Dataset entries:
^^^^^^^^^^^^^^^^

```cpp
#ifndef ECFFT_LOG_TILE_BYTES
#define ECFFT_LOG_TILE_BYTES 15
#endif
#ifndef ECFFT_CT_ALL
#define ECFFT_CT_ALL 0
#endif
    static constexpr unsigned kLogTileMax = (sizeof(E) == 32) ? ECFFT_LOG_TILE_BYTES - 5 : ECFFT_LOG_TILE_BYTES - 2;
#ifndef ECFFT_COL_STAGES
#define ECFFT_COL_STAGES 9
#endif
#ifndef ECFFT_LOG_COL_TILE_BYTES
#define ECFFT_LOG_COL_TILE_BYTES 15
#endif
#ifndef ECFFT_COL_MIN_LOGC
#define ECFFT_COL_MIN_LOGC 1
#endif
#ifndef ECFFT_COL_STAGES_4B
#define ECFFT_COL_STAGES_4B 9
#endif
    static constexpr unsigned kColStages = sizeof(E) == 4 ? ECFFT_COL_STAGES_4B : ECFFT_COL_STAGES;
    static constexpr bool kSymKernels = sizeof(E) == 32 && ECFFT_SYM_BFLY != 0;
    static constexpr bool kLowSymEnter = kSymKernels && ECFFT_ENTER_LOW_SYM != 0;
    static constexpr unsigned kLogColTileMax = (sizeof(E) == 32) ? ECFFT_LOG_COL_TILE_BYTES - 5 : ECFFT_LOG_COL_TILE_BYTES - 2;
    struct NextLoad { int ld_mode; const TE* ld_tbl; double extra_first; };
    struct EnterFuse { const E* src; E* dst; double extra; };
    bool extend_core(unsigned log_m, IoDesc<F> io, E* buf, size_t total, int srcpar, hipStream_t s,
                     double extra_first = 0.0, double extra_last = 0.0, unsigned k_begin = 0,
                     const NextLoad* next_ld = nullptr, bool skip_first_col = false, const EnterFuse* ef = nullptr) const {
        const Tree& T = tree_at(log_m);
        size_t e = T.e; unsigned le = ilog2(e);
        int tgt = 1 - srcpar;
        const bool symk = kSymKernels && sym_kernels();
        unsigned tz = (unsigned)__builtin_ctzll((unsigned long long)total);
        unsigned log_tile = tz < kLogTileMax ? tz : kLogTileMax;
        const bool small = small_launch(total) && !ef_small_off_;
        if (small && log_tile > kLogLowSmall) log_tile = kLogLowSmall;
        unsigned k_first = le > log_tile ? le - log_tile : 0;
        if (k_first < k_begin) k_first = k_begin;
        if (ef && k_first == 0 && le + 1 > log_tile) log_tile = le + 1;
        struct Pass { int kind; unsigned ka, kb; };
        Pass passes[2 * 8 + 1]; int np = 0;
        if (k_first > k_begin) {
            unsigned log_ct0 = tz < kLogColTileMax ? tz : kLogColTileMax;
            if (small && log_ct0 > kLogLowSmall) log_ct0 = kLogLowSmall;
            const unsigned minc = (small && log_ct0 == kLogLowSmall) ? small_min_logc_ : (unsigned)ECFFT_COL_MIN_LOGC;
            unsigned rmax = kColStages < log_ct0 - minc ? kColStages : log_ct0 - minc;
            if (rmax < 1) rmax = 1;
            unsigned ncol = k_first - k_begin, ngrp = (ncol + rmax - 1) / rmax;
            unsigned k = k_begin;
            for (unsigned g = 0; g < ngrp; ++g) { unsigned sz = ncol / ngrp + (g < ncol % ngrp ? 1 : 0); passes[np++] = {0, k, k + sz - 1}; k += sz; }
        }
        int nd = np;
        passes[np++] = {1, k_first, le};
        for (int g = nd - 1; g >= 0; --g) passes[np++] = {2, passes[g].ka, passes[g].kb};
        const uint32_t nt_st = (sizeof(E) == 32 && kNtStoreMaxLog && total <= ((size_t)1 << kNtStoreMaxLog)) ? 1u : 0u;
// ... 35 lines not shown
                else if (symk)
                ECFFT_LAUNCH(KC_COL, bytes, (k_stages_col_enter<F, kSymKernels>), dim3((unsigned)(total >> (log_ct + 1))), dim3(kBlockLds),
                             2 * sizeof(E) * ((size_t)col_row_stride<E>(1u << log_c) << R), s,
                             (const E*)buf, ef->src, ef->dst, T.p0[tgt], T.p1[tgt], T.xe, T.w[1], T.w1x, le, P.kb, log_c);
                else
                ECFFT_LAUNCH(KC_COL, bytes, k_stages_col_enter<F>, dim3((unsigned)(total >> (log_ct + 1))), dim3(kBlockLds),
                             2 * sizeof(E) * ((size_t)col_row_stride<E>(1u << log_c) << R), s,
                             (const E*)buf, ef->src, ef->dst, T.p0[tgt], T.p1[tgt], T.xe, T.w[1], T.w1x, le, P.kb, log_c);
                return false;
            }
            if (first) { d = io; d.st_tr_logp = 0; } else { d = IoDesc<F>{}; d.src = plain_src; d.src_stride = 1; d.src_off = 0; d.ld_mode = LD_PLAIN; d.ld_tbl = nullptr; }
            if (last) { d.dst = io.dst; d.st_mode = io.st_mode; d.st_a = io.st_a; d.st_b = io.st_b; d.aux = io.aux; d.aux_stride = io.aux_stride; d.aux_off = io.aux_off; d.aux_out = io.aux_out; d.st_c = io.st_c; d.aux2 = io.aux2;
                        d.st_tr_logp = io.st_tr_logp; d.tr_chunk = io.tr_chunk; }
            else { d.dst = buf; d.st_mode = ST_PLAIN; d.st_a = d.st_b = nullptr; d.aux = nullptr; d.aux_stride = d.aux_off = 0; d.aux_out = nullptr; }
            d.nt_st = nt_st;
            double extra = (first ? extra_first : 0.0) + (last ? extra_last : 0.0);
            const Pass& P = passes[pi];
            if (last && ef) {
                d.dst = ef->dst; d.st_mode = ST_ENTER; d.st_a = T.xe; d.st_b = T.w1x; d.st_c = T.w[1]; d.aux = ef->src; d.aux_stride = 1; d.aux_off = 0; d.aux_out = nullptr;
                extra += ef->extra;
            }
            if (P.kind == 1) {
                unsigned nst = le - k_first;
                double hsum = (double)((e >> k_first) - 1);
                double bytes = sizeof(E) * (2.0 * nst * 2.0 * total + 8.0 * hsum * tblw_) + extra;
                constexpr bool ct_row = sizeof(E) == 4 ? ((size_t)1 << kLogTileMax) == (size_t)kBlockRow * 16 : (ECFFT_CT_ALL != 0);
                const bool use_blk16 = sizeof(E) == 32 && kBlockRow == 512 && kLogTileMax == 10 && !mfma_off_ && T.blk16_A[srcpar] && log_tile == kLogTileMax && le - k_first >= 4;
                const uint8_t* bA = use_blk16 ? T.blk16_A[srcpar] : nullptr;
                const unsigned long long* bK = use_blk16 ? T.blk16_K[srcpar] : nullptr;
                if (sizeof(E) == 32 && log_tile == kLogLowSmall && !row256_off_ && d.st_mode != ST_ENTER && T.c0t[srcpar]) {
                    const bool mf = !mfma_off_ && T.blk16_A[srcpar] && le >= 4 && le - k_first >= 4;
                    ECFFT_LAUNCH(KC_ROW, bytes, (k_stages_row256<F>), dim3((unsigned)(total >> kLogLowSmall)), dim3(256), 0, s, d, T.dinv[srcpar], T.p0[tgt], T.p1[tgt], T.inner[srcpar],
                                 le, k_first, T.c0t[srcpar], mf ? T.blk16_A[srcpar] : (const uint8_t*)nullptr, mf ? T.blk16_K[srcpar] : (const unsigned long long*)nullptr);
                } else
                if (log_tile == kLogTileMax + 1 && ct_row) {
                    if constexpr (ct_row)
                    ECFFT_LAUNCH(KC_ROW, bytes, (k_stages_lds<F, (int)kLogTileMax + 1>), dim3((unsigned)(total >> log_tile)), dim3(kBlockRow),
                                 ((size_t)sizeof(E)) << log_tile, s, d, T.np0[srcpar], T.dinv[srcpar], T.p0[tgt], T.p1[tgt], T.inner[srcpar], le, k_first, log_tile, T.c0t[srcpar], bA, bK);
                } else if (log_tile == kLogTileMax && (ct_row || bA) && symk)
                    ECFFT_LAUNCH(KC_ROW, bytes, (k_stages_lds<F, (int)kLogTileMax, kSymKernels>), dim3((unsigned)(total >> log_tile)), dim3(kBlockRow),
                                 ((size_t)sizeof(E)) << log_tile, s, d, T.np0[srcpar], T.dinv[srcpar], T.p0[tgt], T.p1[tgt], T.inner[srcpar], le, k_first, log_tile, T.c0t[srcpar], bA, bK);
                else if (log_tile == kLogTileMax && (ct_row || bA))
                    ECFFT_LAUNCH(KC_ROW, bytes, (k_stages_lds<F, (int)kLogTileMax>), dim3((unsigned)(total >> log_tile)), dim3(kBlockRow),
                                 ((size_t)sizeof(E)) << log_tile, s, d, T.np0[srcpar], T.dinv[srcpar], T.p0[tgt], T.p1[tgt], T.inner[srcpar], le, k_first, log_tile, T.c0t[srcpar], bA, bK);
                else
                    ECFFT_LAUNCH(KC_ROW, bytes, (k_stages_lds<F, 0>), dim3((unsigned)(total >> log_tile)), dim3(kBlockRow),
                                 ((size_t)sizeof(E)) << log_tile, s, d, T.np0[srcpar], T.dinv[srcpar], T.p0[tgt], T.p1[tgt], T.inner[srcpar], le, k_first, log_tile, T.c0t[srcpar], bA, bK);
            } else {
                unsigned log_ct = tz < kLogColTileMax ? tz : kLogColTileMax;
                if (small && log_ct > kLogLowSmall) log_ct = kLogLowSmall;
                unsigned R = P.kb - P.ka + 1, log_c = log_ct - R;
                double hsum = 0; for (unsigned k = P.ka; k <= P.kb; ++k) hsum += (double)(e >> (k + 1));
                double bytes = sizeof(E) * (2.0 * R * total + 4.0 * hsum * tblw_) + extra;
                const bool ct = (log_ct == kLogColTileMax && (sizeof(E) == 4 || ECFFT_CT_ALL));
                const unsigned lv = ct ? pair_spans(total, le, P.ka, log_ct, d) : 0;
                dim3 grid((unsigned)(total >> (log_ct + lv))); size_t lds = (sizeof(E) * ((size_t)col_row_stride<E>(1u << log_c) << R)) << lv;
                constexpr bool kCtCol = sizeof(E) == 4 || ECFFT_CT_ALL;
                if (col256_ok(log_ct, le) && lv == 0 && (P.kind != 0 || T.c0t[srcpar])) {
                    if (P.kind == 0) ECFFT_LAUNCH(KC_COL, bytes, (k_stages_col256<F, true>), dim3((unsigned)(total >> log_ct)), dim3(256), 0, s, d, T.c0t[srcpar], T.dinv[srcpar], le, P.ka, P.kb, log_c);
                    else ECFFT_LAUNCH(KC_COL, bytes, (k_stages_col256<F, false>), dim3((unsigned)(total >> log_ct)), dim3(256), 0, s, d, T.p0[tgt], T.p1[tgt], le, P.ka, P.kb, log_c);
                } else
                if (symk && !ct) {
                    if (P.kind == 0) ECFFT_LAUNCH(KC_COL, bytes, (k_stages_col<F, true, 0, kSymKernels>), grid, dim3(kBlockLds), lds, s, d, T.np0[srcpar], T.dinv[srcpar], le, P.ka, P.kb, log_c, T.c0t[srcpar], (uint32_t)lv);
                    else ECFFT_LAUNCH(KC_COL, bytes, (k_stages_col<F, false, 0, kSymKernels>), grid, dim3(kBlockLds), lds, s, d, T.p0[tgt], T.p1[tgt], le, P.ka, P.kb, log_c, (const TE*)nullptr, (uint32_t)lv);
                } else
                if (P.kind == 0) {
// ... 3108 lines not shown
    unsigned shard_log_p_ = 0, shard_rank_ = 0;
    std::vector<ShardSet> sets_;
    const Tree* ovr_tree_ = nullptr; const ShardSet* ovr_set_ = nullptr;
    mutable double tblw_ = 1.0;
    mutable std::map<uint64_t, TE*> full_cyc_; mutable size_t full_cyc_bytes_ = 0;
    bool full_cyc_off_ = ab_env("ECFFT_NO_FULL_CYCLIC") != nullptr;
    unsigned low32_mask_ = ab_env("ECFFT_LOW32") ? (unsigned)atoi(ab_env("ECFFT_LOW32")) : 0u;
    bool low16_off_ = ab_env("ECFFT_NO_LOW16") != nullptr;
    bool mfma_off_ = ab_env("ECFFT_NO_MFMA") != nullptr;
    unsigned small_min_logc_ = ab_env("ECFFT_SMALL_MIN_LOGC") ? (unsigned)atoi(ab_env("ECFFT_SMALL_MIN_LOGC")) : 1u;
    bool in_halves_ = false;
    Tree pair_full_{}; bool have_pair_full_ = false;
    unsigned gather_max_log_ = ab_env("ECFFT_SPLIT_GATHER_MAX_LOG") ? (unsigned)atoi(ab_env("ECFFT_SPLIT_GATHER_MAX_LOG")) : 21u;
    mutable void* stripe_stage_ = nullptr; mutable size_t stripe_bytes_ = 0;
    struct StripeScope { const DeviceChain* ch; StripeScope(const DeviceChain* c, void* p, size_t b) : ch(c) { ch->stripe_stage_ = p; ch->stripe_bytes_ = p ? b : 0; }
                         ~StripeScope() { ch->stripe_stage_ = nullptr; ch->stripe_bytes_ = 0; } };
    bool stripe_off_ = ab_env("ECFFT_NO_STRIPE") != nullptr;
    size_t stripe_gain_ = ab_env("ECFFT_STRIPE_MIN_GAIN") ? (size_t)atoll(ab_env("ECFFT_STRIPE_MIN_GAIN")) : ~(size_t)0;
    bool q2_split_ = ab_env("ECFFT_SPLIT_Q2_SPLIT") != nullptr;
    bool col256_off_ = ab_env("ECFFT_NO_COL256") != nullptr;
    bool row256_off_ = ab_env("ECFFT_NO_ROW256") != nullptr;
    bool ef_small_off_ = ab_env("ECFFT_NO_SMALL_TILES") != nullptr;
    bool exit4_ = ECFFT_EXIT_CORES == 4 || ab_env("ECFFT_EXIT_FOUR_CORES") != nullptr;
    bool exit3_ = false;
    bool exit_low4_ = ab_env("ECFFT_EXIT_LOW_FOUR_CORES") != nullptr;
    E* crit_ = nullptr;
    bool sym_ = false;
    bool sym_off_ = ab_env("ECFFT_NO_SYM_BFLY") != nullptr;
    bool sym_general_kernels_ = ab_env("ECFFT_SYM_BFLY_GENERAL_KERNELS") != nullptr;
    bool sym_kernels() const { return sym_ && !sym_general_kernels_; }
    bool low_general_kernels_ = ab_env("ECFFT_LOW_GENERAL_KERNELS") != nullptr;
    bool low_sym_enter() const { return sym_kernels() && !low_general_kernels_ && !exit4_; }
    bool low_sym_exit() const { return low_sym_enter() && exit_low_cores() == 3; }
};

}
```
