#if defined(DMD_LAB) && defined(WS_TRACE)
#define WS_TRACE_WG (gridDim.x > 37 ? 37 : 0)
#define WS_TRACE_N 4096
__device__ unsigned long long ws_trace_buf[3][WS_TRACE_N];
__device__ int ws_trace_cnt[3];
#define WS_TRACE_DECL int ws_ti = 0
#define WS_STAMP(role_, tag_, step_)                                                                                  \
  do {                                                                                                                 \
    if (blockIdx.x == WS_TRACE_WG && (threadIdx.x & 255) == 0 && ws_ti < WS_TRACE_N) {                                  \
      ws_trace_buf[role_][ws_ti] = (__builtin_readcyclecounter() << 16) | ((unsigned long long)(tag_) << 12) | ((step_) & 0xfff); \
      ws_trace_cnt[role_] = ++ws_ti;                                                                                   \
    }                                                                                                                  \
  } while (0)
extern "C" int dmd_ws_trace_dump(unsigned long long* host, int* counts) {
  hipDeviceSynchronize();
  hipMemcpyFromSymbol(host, HIP_SYMBOL(ws_trace_buf), sizeof(unsigned long long) * 3 * WS_TRACE_N);
  hipMemcpyFromSymbol(counts, HIP_SYMBOL(ws_trace_cnt), sizeof(int) * 3);
  int zero[3] = {0, 0, 0};
  hipMemcpyToSymbol(HIP_SYMBOL(ws_trace_cnt), zero, sizeof(zero));
  return WS_TRACE_N;
}
#else
#define WS_TRACE_DECL
#define WS_STAMP(role_, tag_, step_) do {} while (0)
#endif

#ifndef WS_HOST_HELPERS
__device__ __forceinline__ void ws_aload(f32x4& dst, const f32x4* src) {
  asm volatile("global_load_dwordx4 %0, %1, off" : "=&v"(dst) : "v"(src) : "memory");
}
template <bool FIRST>
// ... 25 lines not shown
  const unsigned long long v = (unsigned long long)p;
  const unsigned lo = __builtin_amdgcn_readfirstlane((unsigned)v), hi = __builtin_amdgcn_readfirstlane((unsigned)(v >> 32));
  return (const char*)(((unsigned long long)hi << 32) | lo);
}
template <int CTRL, int ROW_MASK>
__device__ __forceinline__ double ws_dpp_add(double x) {
  const unsigned long long u = __builtin_bit_cast(unsigned long long, x);
  const unsigned lo = (unsigned)__builtin_amdgcn_update_dpp(0, (int)(unsigned)u, CTRL, ROW_MASK, 0xf, false);
  const unsigned hi = (unsigned)__builtin_amdgcn_update_dpp(0, (int)(unsigned)(u >> 32), CTRL, ROW_MASK, 0xf, false);
  return x + __builtin_bit_cast(double, (unsigned long long)lo | ((unsigned long long)hi << 32));
}
__device__ __forceinline__ double ws_wave_sum_lane63(double x) {
  x = ws_dpp_add<0xB1, 0xf>(x);
  x = ws_dpp_add<0x4E, 0xf>(x);
  x = ws_dpp_add<0x141, 0xf>(x);
  x = ws_dpp_add<0x140, 0xf>(x);
  x = ws_dpp_add<0x142, 0xa>(x);
  x = ws_dpp_add<0x143, 0xc>(x);
  return x;
}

^^^^^^^^^^^^^^^^

Required action:
The number of lines above where the word "ncol" occurs, and only that number, is the answer.

Task result:
2